Most cancer patients do not receive such information about their prognosis, treatment options, and expected outcomes. Even if terminally ill patients with cancer requested survival estimates, doctors would provide such estimates only 37% of the time, often overestimate survival time, and are uncomfortable about discussing estimated survival time with patients. Fallowfield and Jenkins note that physicians’ “failure to disclose information honestly to patients might be an attempt to protect their own emotional survival as much as to help protect the patient.”
The finding that honesty about prognosis, treatment benefit, and curability did not decrease hope is supported by other studies. Mack and colleagues found that parents of children with cancer who received more prognostic disclosure remained more hopeful, even when the news was bad. Lin and colleagues in Taiwan found that truthful disclosure of the cancer diagnosis was associated with higher levels of hope. There are no data that show hope can be taken from patients, or that patients can be harmed by truthful prognostic information, if it is desired by the patient and presented in a reasonable way by his or her physician.

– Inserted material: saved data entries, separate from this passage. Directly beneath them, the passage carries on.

HPT_DEV uint32_t lds_push(bool want, uint32_t *lds_counter){
    unsigned long long mask = __ballot(want);
    if(mask == 0ull) return 0u;
    uint32_t lo = (uint32_t) mask, hi = (uint32_t) (mask >> 32);
    uint32_t prefix = __builtin_amdgcn_mbcnt_hi(hi, __builtin_amdgcn_mbcnt_lo(lo, 0u));
    uint32_t base = 0u;
    int leader = __ffsll((long long) mask) - 1;
    if((int) (threadIdx.x & 63u) == leader) base = atomicAdd(lds_counter, (uint32_t) __popcll(mask));
    base = (uint32_t) __shfl((int) base, leader, 64);
    return base + prefix;
// ... 215 lines not shown
        ++rays;
        if(COUNT) tally.wave_steps += wave_max_u32(tally.steps - s0);
    }
    if(COUNT) flush_tally(tally, rays, wc, false);
}

template <bool BRUTE, bool COUNT>
__global__ __launch_bounds__(kBlock)
void k_connect(SceneDev sc, PathBuf pb, ShadowBuf sb, const uint32_t *squeue, const uint32_t *scount, WorkCounters *wc){
    __shared__ uint32_t s_stack[kStackDepth * kBlock];
    uint32_t count = *scount;
    uint32_t *stk = s_stack + threadIdx.x;
    Tally tally; tally.boxes = 0; tally.tris = 0; tally.steps = 0; tally.wave_steps = 0;
    uint32_t rays = 0;
    for(uint32_t i = blockIdx.x * kBlock + threadIdx.x; i < count; i += gridDim.x * kBlock){
        uint32_t path = squeue[i];
        float4 a = sb.org_max[path], b = sb.dir[path];
        uint32_t s0 = tally.steps;
        bool vis = segment_visible<BRUTE, COUNT>(sc, xyz(a), xyz(b), a.w, stk, tally);
        ++rays;
        if(COUNT) tally.wave_steps += wave_max_u32(tally.steps - s0);
        if(vis){
            float4 c = sb.contrib[path];
            float4 col = pb.col[path];
            col.x = col.x + c.x; col.y = col.y + c.y; col.z = col.z + c.z;
            pb.col[path] = col;
        }
    }
    if(COUNT) flush_tally(tally, rays, wc, true);
}

#ifndef HPT_LDS_MATS
#define HPT_LDS_MATS 128
#endif
#ifndef HPT_LDS_LIGHTS
#define HPT_LDS_LIGHTS 32
#endif
#ifndef HPT_SHADE_CHUNK
// ... 13 lines not shown
#ifdef HPT_SHADE_PROFILE
#define HPT_SECTION(set, idx) do { if(wc && HPT_SHADE_PROFILE == (set)){ unsigned long long m_ = __ballot(true); \
    if((int) (threadIdx.x & 63u) == __ffsll((long long) m_) - 1){ atomicAdd(&wc->bd_pairs + 2 * (idx), 1ull); atomicAdd(&wc->bd_pairs + 2 * (idx) + 1, (unsigned long long) __popcll(m_)); } } } while(0)
#else
#define HPT_SECTION(set, idx) do {} while(0)
#endif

Patients want us to be truthful, compassionate, and clear, and to stay the course with them. Such truthful decision-aids, including a statement regarding chance of cure and the expected treatment benefit, have been incorporated into the American Society of Clinical Oncology (ASCO) decision-aids for non–small-cell lung cancer patients. As our study illustrates, “taking away hope” is no longer a valid reason to withhold valuable information about prognosis and treatment effects that can help patients to plan their remaining lives.
Financial Disclosure: The authors have no significant financial interest or other relationship with the manufacturers of any products or providers of any service mentioned in the study.